BERT and SEARCH: How BERT is used to improve searching?


bert-traveler-example-feature-snippet-800x463

Search Engine is a technology which ranks pages across the Internet according to some rule. The page it shows to a user depends on the query the user searched. Query is in the form of text. So, in order to understand this text, search engine first need to understand what the user want to search. This is very difficult as any language that is there, is not definitive. One thing can be represented in a language in many ways. This makes it very difficult to understand the query. Over the years, this capability of search engine has been increased to a huge extent. But sometimes search engine still can't get complex or conversational queries right. Users might type the query where they use “keyword-ese", entering words that they think search engine might understands, but are not actually how they would naturally write or ask a question in real-life.

This breakthrough was the result of Google research on transformers which resulted in BERT. These models work by looking across all words for a particular word. That means, to get the representation or meaning of a word, they will look for the words that in around that word. Hence, we can say that they look at the context of the word used rather than their dictionary meaning. Looking for words both before and after makes it very strong in getting the best meaning of the word present in that text.

To get the indepth understanding of BERT model, please go ahead on this link which will help you understand it in depth.

Cracking your queries

Particularly for longer queries, such as conversational type queries, or searches queries which includes prepositions such as 'to', 'on', 'for',etc matter a lot in the sentence as it drives the overall meaning of the query. Search Engine will be able to understand the hidden meaning or context of the query searched by user. Hence, any user can search in a way which he/she feels natural or the way in which he/she will ask verbally. BERT will look around for each work to get the inner or hidden meaning of the query text.

BERT in action

Example 1

Screen-Shot-2020-10-03-at-4.44.03-PM

The figure should search results for query “2019 brazil traveler to USA need a visa.” For this query most important word if 'to' which is used in understanding the meaning of this query. It is about a Brazilian person traveling to the U.S., and not the other way around. Previous models wouldn't understand this important connection of 'to' in the query.
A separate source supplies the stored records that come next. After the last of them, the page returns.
diff --git a/s-rack_amd/csrc/modules.hip.h b/s-rack_amd/csrc/modules.hip.h
--- a/s-rack_amd/csrc/modules.hip.h
+++ b/s-rack_amd/csrc/modules.hip.h
@@ -786,6 +786,46 @@
     return (flags & OSC_OUT_SAW) ? y2 : ((flags & OSC_OUT_SQUARE) ? y1 : y0);
 }
 
+#ifndef SRK_CTL_OSC_UNROLL
+#define SRK_CTL_OSC_UNROLL 32
+#endif
+SRK_DEV uint32_t lane_push(uint32_t hist, uint32_t v)
+{
+    return (uint32_t)__builtin_amdgcn_update_dpp((int)v, (int)hist, 0x138 , 0xf, 0xf, false);
+}
+SRK_DEV float lane_push(float hist, float v) { return __uint_as_float(lane_push(__float_as_uint(hist), __float_as_uint(v))); }
+
+template <bool kExact>
+SRK_DEV bool cosc_tile_tame(const COsc& o)
+{
+    return !kExact || __builtin_amdgcn_ballot_w64(!(o.pos >= 0.0 && o.pos < 1.0 && o.delta >= 0.0 && o.delta < 1.0)) == 0;
+}
+
+template <bool kExact>
+SRK_DEV float cosc_tile_shift(uint32_t flags, COsc& o)
+{
+    double pos = o.pos;
+    uint32_t lo = (uint32_t)__double2loint(pos), hi = (uint32_t)__double2hiint(pos);
+#pragma unroll SRK_CTL_OSC_UNROLL
+    for (int j = 0; j < kTileRows; j++) {
+        lo = lane_push(lo, (uint32_t)__double2loint(pos));
+        hi = lane_push(hi, (uint32_t)__double2hiint(pos));
+        pos = __builtin_amdgcn_fract(pos + o.delta);
+    }
+    o.pos = pos;
+    OscRegs g;
+    g.pos = __hiloint2double((int)hi, (int)lo);
+    g.sync_last = false;
+    OscConst k;
+    k.delta = o.delta;
+    k.val = 0.0;
+    k.sr = 0.0;
+    k.inv_dt = o.inv_dt;
+    float y0 = 0.0f, y1 = 0.0f, y2 = 0.0f;
+    osc_step(flags, g, k, 0.0f, 0.0f, y0, y1, y2);
+    return (flags & OSC_OUT_SAW) ? y2 : ((flags & OSC_OUT_SQUARE) ? y1 : y0);
+}
+
 struct StepOsc {
     COsc o;
     float seen_cv;
@@ -1306,6 +1346,42 @@
         }
     }
     return keep;
+}
+
+SRK_DEV float adsr_seg_tile_shift(AdsrRegs& s, const AdsrConst& c, AdsrSeg& g, float gate_rev)
+{
+    constexpr int n = kTileRows;
+    const uint64_t tile = (1ull << n) - 1ull;
+    const uint64_t high = (uint64_t)__builtin_bitreverse32((uint32_t)__builtin_amdgcn_ballot_w64(gate_rev > 0.0f));
+    const uint64_t before = (high << 1) | (g.last != 0 ? 1ull : 0ull);
+    float hist = 0.0f;
+    int i = 0;
+    while (i < n) {
+        const uint64_t ends = ((g.on_high != 0 ? high : 0ull) | (g.on_low != 0 ? ~high : 0ull) | (g.on_edge != 0 ? (high & ~before) : 0ull)) & tile & (~0ull << i);
+        const int by_gate = ends != 0 ? (int)__builtin_ctzll(ends) : n;
+        const float room = (0.9999f - s.phase) * __builtin_amdgcn_rcpf(g.inc);
+        const int by_phase = __builtin_amdgcn_readfirstlane(room > 0.0f ? (int)__builtin_fminf(room, 64.0f) : 0);
+        const int run = min(by_gate - i, by_phase);
+        if (run > 0) {
+            float ph = s.phase, out = g.held;
+            for (int k = 0; k < run; k++) {
+                ph = ph + g.inc;
+                const float u = __builtin_fmaf(g.k1, ph, g.k0);
+                out = g.c0 + g.c1 * u;
+                hist = lane_push(hist, out);
+            }
+            s.phase = ph;
+            g.held = out;
+            i += run;
+            g.last = ((high >> (i - 1)) & 1ull) ? ~0ull : 0ull;
+        }
+        if (i < n) {
+            const float y = adsr_seg_step(s, c, g, __int_as_float(__builtin_amdgcn_readlane(__float_as_int(gate_rev), n - 1 - i)));
+            hist = lane_push(hist, y);
+            i++;
+        }
+    }
+    return hist;
 }
 
 SRK_DEV float vca_step(uint32_t flags, bool negative, float audio, float cv)
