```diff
+    float* red = reinterpret_cast<float*>(smem16);
+    for (int w = 0; w < 4; ++w) {
+        if (wave == w) {
+#pragma unroll
+            for (int mt = 0; mt < 8; ++mt)
+#pragma unroll
+                for (int v = 0; v < 16; ++v) {
+                    const int rrow = mt * 32 + (v & 3) + 8 * (v >> 2) + 4 * hi;
+                    float* dst = red + rrow * 32 + li;
+                    *dst = (w == 0 ? 0.f : *dst) + (w >= 2 ? -acc[mt][v] : acc[mt][v]);
+                }
+        }
+        __syncthreads();
+    }
+    const int MP = p.M + (has_cs ? 1 : 0);
+    float* slab = partial + (size_t)blockIdx.x * MP * p.N;
+    for (int e = t; e < 256 * 32; e += 256) {
+        const int rrow = e >> 5, co = e & 31;
+        int i;
+        if (rrow < 192) {
+            const int sh = rrow >= 96, rr = rrow - 96 * sh, kh = rr / 12, fc = rr - kh * 12, f = fc / 3;
+            i = (kh * 8 + sh * 4 + f) * 4 + (fc - 3 * f);
+        } else {
+            const int d = rrow - 192;
+            i = ((d & 31) >> 2) * 32 + (d >> 5) * 16 + (d & 3) * 4 + 3;
+        }
+        if (co < p.N) slab[(size_t)i * p.N + co] = red[e];
+    }
+    if (has_cs) {
+        __syncthreads();
+        *reinterpret_cast<f32x4*>(red + t * 4) = cs;
+        __syncthreads();
+        if (t < p.N) {
+            float s = 0.f;
+            for (int q = 0; q < 32; ++q) s += red[((t >> 2) * 32 + q) * 4 + (t & 3)];
+            slab[(size_t)p.M * p.N + t] = s;
+        }
+    }
+}
+
+inline int obs_wgrad_patch_launch(const ObsConvWgradProb& p, float* ws, size_t ws_floats, hipStream_t stream) {
+    const ConvGeom& g = p.g;
+    if (!p.quad || g.KH != 8 || g.KW != 8 || g.stride != 4 || g.pad != 0 || p.M != 256 || p.N > 32 || p.N < 4 || (p.N & 3) || (g.W & 3) || g.W > 256 ||
+        g.W < 8 || g.H < 8 || g.Ho < 1 || g.Wo != (g.W >> 2) - 1 || g.B < 1 || !ws)
+        return 1;
+    ObsWgradPatchGeom gg;
+    gg.tiles = g.B * g.Ho;
+    gg.dHo = FastDiv(g.Ho);
+    constexpr int wgs_env = 512;
+    int wgs = gg.tiles < wgs_env ? gg.tiles : wgs_env;
+    const int MP = p.M + (p.colsum ? 1 : 0);
+    while (wgs > 1 && (size_t)wgs * MP * p.N > ws_floats) wgs >>= 1;
+    if ((size_t)wgs * MP * p.N > ws_floats) return 1;
+    gg.tiles_per_wg = cdiv(gg.tiles, wgs);
+    wgs = cdiv(gg.tiles, gg.tiles_per_wg);
+    static const hipError_t attr_err = hipFuncSetAttribute(reinterpret_cast<const void*>(obs_wgrad_patch_kernel), hipFuncAttributeMaxDynamicSharedMemorySize, (int)OWP_LDS_BYTES);
+    if (attr_err != hipSuccess) return (int)attr_err;
+    obs_wgrad_patch_kernel<<<wgs, 256, OWP_LDS_BYTES, stream>>>(p, gg, ws);
+    HAB_LAUNCH_CHECK();
+    igemm_splitk_reduce<ObsConvWgradProb>(p, ws, wgs, stream);
+    HAB_LAUNCH_CHECK();
+    return HAB_OK;
+}
+
+}
```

That is why they would return information about U.S. citizens traveling to Brazil instead. With the help of BERT, this subtle connection is grasped in the query easily and now search engine knows that 'to' word in the query matters here a lot. Hence, it can provide us relevant result of the query which the user actually intended to search.

Example 2

Screen-Shot-2020-10-03-at-4.46.09-PM

The figure should search results for query: “do estheticians stand a lot at work.” Previous models would generally take an approach of matching keywords.For Example, the search engine would match 'stand-alone' with the string 'stand' in the user's query. But as we can see this word in the given context, this is not the correct usage of this word. But if we look at the result of the BERT, we can see it understands that 'stand' word is used in the context which is related to physical demands of a job. Hence, as it gets the actual context of the word used, it is able to show us the relevant result of the query.

BERT is not only restricted to any one language. It can be used across the globe with totally different language. This is because these models learn the hidden meaning of the words and the context. They learn the underlinings of how words are used and how they combine to form meaningful sentences which results in useful meanings. Hence these models can learn these hidden meanings and use or apply these learned meaning to any other language.So one can learn these hidden meanings and structures from say, English and use these to understand say, Turkish. This is very useful as we have large amounts of text available in English but very less in Turkish. This really helps the search engine to understand the query of the user in any language.
To know more about this method, please go ahead and read this article on M-BERT.

No matter what user is looking for, rather than typing in form of keyword-ese which one think that might return the relevant results, one should always enter it in the natural form;The form in which people speak. But not everything is always work the way we want, even with BERT as well. For Example, searching “what state is south of Nebraska”, BERT returns results of a community called “South Nebraska”.

Natural Language understanding remains an difficult challenge even after release of BERT, and it keeps the research society to continue to improve Search. They are always getting better and working to find the meaning in-- and most helpful information for-- every query you send our way. OpenAI's GPT-3 is just and example what these Language Models can do when it is build with many parameters.